*Exercise*.
Report each line from the entries in which "mdata" can be found.

[Saved data entries]
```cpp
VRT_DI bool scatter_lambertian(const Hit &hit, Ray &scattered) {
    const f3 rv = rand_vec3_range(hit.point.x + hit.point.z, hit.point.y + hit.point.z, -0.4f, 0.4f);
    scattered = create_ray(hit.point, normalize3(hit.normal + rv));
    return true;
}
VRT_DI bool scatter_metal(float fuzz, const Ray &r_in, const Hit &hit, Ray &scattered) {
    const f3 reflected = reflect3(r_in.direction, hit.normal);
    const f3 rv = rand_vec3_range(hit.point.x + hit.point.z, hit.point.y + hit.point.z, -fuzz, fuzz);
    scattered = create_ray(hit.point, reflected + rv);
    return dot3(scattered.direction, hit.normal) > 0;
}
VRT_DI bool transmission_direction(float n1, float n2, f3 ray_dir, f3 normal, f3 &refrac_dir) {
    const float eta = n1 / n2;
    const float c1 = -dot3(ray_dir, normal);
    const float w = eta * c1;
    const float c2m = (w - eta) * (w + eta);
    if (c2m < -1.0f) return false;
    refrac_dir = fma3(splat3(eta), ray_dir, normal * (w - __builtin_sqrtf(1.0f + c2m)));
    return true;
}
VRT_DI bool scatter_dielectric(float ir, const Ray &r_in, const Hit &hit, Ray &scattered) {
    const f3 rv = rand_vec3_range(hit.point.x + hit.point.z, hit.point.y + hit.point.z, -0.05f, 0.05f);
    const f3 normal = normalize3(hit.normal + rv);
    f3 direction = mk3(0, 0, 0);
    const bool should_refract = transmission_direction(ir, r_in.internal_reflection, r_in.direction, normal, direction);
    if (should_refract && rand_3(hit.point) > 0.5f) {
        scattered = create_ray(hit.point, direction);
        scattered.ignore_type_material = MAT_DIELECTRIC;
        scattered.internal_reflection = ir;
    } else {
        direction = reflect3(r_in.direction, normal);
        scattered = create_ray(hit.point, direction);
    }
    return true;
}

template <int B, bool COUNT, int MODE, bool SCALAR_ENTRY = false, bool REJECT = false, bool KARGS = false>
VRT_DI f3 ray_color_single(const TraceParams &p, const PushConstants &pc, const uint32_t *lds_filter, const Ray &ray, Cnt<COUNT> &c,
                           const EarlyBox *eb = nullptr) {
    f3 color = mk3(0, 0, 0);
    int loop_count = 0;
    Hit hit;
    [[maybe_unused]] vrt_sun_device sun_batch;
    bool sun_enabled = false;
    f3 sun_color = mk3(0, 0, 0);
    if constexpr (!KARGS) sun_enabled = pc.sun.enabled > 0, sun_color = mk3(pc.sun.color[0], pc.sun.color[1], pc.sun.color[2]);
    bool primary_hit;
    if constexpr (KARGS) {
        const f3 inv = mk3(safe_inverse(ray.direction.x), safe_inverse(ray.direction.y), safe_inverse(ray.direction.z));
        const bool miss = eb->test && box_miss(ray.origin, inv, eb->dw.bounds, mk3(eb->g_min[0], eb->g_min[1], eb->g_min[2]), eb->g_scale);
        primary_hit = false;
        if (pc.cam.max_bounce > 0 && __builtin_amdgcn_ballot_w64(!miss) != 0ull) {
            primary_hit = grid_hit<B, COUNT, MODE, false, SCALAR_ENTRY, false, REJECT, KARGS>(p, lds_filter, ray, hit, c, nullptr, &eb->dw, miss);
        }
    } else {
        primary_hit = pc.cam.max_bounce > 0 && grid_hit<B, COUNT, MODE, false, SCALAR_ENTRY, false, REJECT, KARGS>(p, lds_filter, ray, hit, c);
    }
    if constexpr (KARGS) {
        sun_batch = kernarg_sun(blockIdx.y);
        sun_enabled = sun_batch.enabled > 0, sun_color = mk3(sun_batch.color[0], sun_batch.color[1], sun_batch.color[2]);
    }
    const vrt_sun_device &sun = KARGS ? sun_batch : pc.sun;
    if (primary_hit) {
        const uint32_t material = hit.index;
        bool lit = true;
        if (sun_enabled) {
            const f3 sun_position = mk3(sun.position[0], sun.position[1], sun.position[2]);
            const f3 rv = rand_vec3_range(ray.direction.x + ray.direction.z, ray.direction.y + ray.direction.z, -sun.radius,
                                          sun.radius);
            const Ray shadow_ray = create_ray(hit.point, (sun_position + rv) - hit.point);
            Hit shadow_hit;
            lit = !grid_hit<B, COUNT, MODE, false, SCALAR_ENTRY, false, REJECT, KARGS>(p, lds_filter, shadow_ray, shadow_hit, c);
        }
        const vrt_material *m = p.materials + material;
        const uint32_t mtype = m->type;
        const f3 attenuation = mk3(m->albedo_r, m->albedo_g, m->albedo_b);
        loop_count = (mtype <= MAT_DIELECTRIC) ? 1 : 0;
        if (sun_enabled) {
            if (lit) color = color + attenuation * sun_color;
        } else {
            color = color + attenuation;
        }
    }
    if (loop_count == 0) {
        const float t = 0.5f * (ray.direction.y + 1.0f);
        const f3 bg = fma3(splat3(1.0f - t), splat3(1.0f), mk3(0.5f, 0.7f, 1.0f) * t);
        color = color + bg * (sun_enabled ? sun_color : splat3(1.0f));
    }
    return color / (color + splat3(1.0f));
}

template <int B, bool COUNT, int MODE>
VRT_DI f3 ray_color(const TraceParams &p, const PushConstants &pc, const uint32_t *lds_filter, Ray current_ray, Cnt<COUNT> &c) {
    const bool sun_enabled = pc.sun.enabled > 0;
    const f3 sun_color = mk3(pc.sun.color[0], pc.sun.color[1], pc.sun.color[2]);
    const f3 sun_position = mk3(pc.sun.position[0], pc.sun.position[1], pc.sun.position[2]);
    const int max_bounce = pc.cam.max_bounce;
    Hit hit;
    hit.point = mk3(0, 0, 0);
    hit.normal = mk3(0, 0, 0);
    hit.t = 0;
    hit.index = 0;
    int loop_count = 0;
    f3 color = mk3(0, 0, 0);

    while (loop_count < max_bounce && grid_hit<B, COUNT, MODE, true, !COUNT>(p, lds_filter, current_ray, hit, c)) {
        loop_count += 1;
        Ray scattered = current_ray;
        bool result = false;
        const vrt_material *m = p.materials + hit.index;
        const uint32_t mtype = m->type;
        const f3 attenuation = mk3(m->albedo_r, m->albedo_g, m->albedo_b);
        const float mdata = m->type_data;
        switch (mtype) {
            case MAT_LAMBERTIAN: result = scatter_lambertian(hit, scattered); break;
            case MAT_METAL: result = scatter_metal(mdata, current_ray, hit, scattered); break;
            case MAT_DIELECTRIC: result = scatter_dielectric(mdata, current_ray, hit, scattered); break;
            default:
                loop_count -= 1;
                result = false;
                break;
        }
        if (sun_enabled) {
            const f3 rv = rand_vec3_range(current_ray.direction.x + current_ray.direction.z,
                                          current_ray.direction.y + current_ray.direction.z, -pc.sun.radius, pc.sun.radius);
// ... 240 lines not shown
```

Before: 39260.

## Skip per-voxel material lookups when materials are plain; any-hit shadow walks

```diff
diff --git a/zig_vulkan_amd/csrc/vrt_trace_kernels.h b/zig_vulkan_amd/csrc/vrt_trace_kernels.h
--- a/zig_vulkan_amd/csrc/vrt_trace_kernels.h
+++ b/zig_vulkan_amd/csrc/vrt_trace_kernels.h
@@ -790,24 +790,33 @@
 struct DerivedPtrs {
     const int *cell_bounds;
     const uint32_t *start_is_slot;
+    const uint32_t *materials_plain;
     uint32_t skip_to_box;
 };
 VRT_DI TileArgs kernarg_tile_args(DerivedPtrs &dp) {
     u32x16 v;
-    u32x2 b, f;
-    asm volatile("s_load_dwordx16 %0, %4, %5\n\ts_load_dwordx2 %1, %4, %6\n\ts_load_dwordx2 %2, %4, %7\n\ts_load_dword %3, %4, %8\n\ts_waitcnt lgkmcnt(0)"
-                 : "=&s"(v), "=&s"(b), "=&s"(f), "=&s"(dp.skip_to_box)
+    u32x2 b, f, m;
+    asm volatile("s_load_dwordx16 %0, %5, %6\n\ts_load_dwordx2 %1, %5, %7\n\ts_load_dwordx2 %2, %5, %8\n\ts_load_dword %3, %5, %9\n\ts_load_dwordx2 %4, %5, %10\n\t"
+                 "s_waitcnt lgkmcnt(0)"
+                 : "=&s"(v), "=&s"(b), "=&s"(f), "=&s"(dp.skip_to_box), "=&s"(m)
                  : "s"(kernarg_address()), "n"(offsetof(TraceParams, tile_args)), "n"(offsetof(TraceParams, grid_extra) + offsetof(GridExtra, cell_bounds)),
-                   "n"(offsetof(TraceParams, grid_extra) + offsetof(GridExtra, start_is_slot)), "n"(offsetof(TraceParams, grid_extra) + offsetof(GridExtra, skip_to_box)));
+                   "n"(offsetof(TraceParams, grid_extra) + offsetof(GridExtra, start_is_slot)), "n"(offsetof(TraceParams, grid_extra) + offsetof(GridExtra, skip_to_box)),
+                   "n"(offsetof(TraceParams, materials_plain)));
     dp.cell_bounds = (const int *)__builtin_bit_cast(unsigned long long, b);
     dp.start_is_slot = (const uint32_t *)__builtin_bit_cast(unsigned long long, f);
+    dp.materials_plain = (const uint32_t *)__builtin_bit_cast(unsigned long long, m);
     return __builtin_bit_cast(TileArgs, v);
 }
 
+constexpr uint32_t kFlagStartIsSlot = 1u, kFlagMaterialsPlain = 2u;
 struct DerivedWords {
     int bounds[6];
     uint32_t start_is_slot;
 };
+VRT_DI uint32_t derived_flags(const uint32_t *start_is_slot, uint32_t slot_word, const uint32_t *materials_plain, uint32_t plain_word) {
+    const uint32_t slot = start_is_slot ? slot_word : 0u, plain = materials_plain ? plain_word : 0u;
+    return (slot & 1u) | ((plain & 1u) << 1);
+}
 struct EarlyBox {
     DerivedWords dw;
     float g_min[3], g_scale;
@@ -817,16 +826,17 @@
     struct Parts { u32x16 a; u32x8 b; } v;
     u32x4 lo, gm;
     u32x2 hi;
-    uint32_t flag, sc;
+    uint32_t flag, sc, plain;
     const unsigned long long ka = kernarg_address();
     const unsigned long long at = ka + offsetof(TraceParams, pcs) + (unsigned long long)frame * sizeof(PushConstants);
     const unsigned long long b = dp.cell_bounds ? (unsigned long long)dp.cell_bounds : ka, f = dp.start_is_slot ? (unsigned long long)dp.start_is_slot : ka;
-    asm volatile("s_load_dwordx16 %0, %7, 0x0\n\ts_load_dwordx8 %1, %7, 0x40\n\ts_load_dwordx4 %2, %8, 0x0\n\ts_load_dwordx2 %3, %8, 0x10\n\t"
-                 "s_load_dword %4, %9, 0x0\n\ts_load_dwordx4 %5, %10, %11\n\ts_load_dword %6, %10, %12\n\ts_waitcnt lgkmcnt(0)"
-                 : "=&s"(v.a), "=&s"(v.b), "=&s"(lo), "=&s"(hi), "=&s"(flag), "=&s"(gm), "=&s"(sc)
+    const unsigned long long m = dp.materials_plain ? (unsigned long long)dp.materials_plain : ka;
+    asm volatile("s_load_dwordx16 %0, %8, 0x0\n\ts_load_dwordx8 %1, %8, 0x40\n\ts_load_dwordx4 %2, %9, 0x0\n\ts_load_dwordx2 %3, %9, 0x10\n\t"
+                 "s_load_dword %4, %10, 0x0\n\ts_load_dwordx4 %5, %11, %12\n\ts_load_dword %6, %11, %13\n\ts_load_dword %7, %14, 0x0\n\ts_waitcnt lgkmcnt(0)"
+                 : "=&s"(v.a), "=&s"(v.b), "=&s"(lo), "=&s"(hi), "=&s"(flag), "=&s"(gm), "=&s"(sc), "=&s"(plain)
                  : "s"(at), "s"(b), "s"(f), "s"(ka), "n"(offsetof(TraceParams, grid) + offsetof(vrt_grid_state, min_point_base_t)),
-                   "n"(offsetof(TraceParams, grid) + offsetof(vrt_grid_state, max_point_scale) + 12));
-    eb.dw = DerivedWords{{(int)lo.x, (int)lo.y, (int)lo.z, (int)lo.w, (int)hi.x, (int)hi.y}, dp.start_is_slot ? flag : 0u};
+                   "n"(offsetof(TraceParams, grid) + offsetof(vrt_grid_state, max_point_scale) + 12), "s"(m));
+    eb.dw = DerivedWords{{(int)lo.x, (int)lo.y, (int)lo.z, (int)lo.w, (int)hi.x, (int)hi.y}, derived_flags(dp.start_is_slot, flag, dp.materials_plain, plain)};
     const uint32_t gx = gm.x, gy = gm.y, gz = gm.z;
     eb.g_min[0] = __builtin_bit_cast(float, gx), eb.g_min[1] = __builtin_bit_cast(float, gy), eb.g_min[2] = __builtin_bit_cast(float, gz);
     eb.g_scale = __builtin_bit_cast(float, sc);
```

*Answer space*.
        const float mdata = m->type_data;
            case MAT_METAL: result = scatter_metal(mdata, current_ray, hit, scattered); break;
            case MAT_DIELECTRIC: result = scatter_dielectric(mdata, current_ray, hit, scattered); break;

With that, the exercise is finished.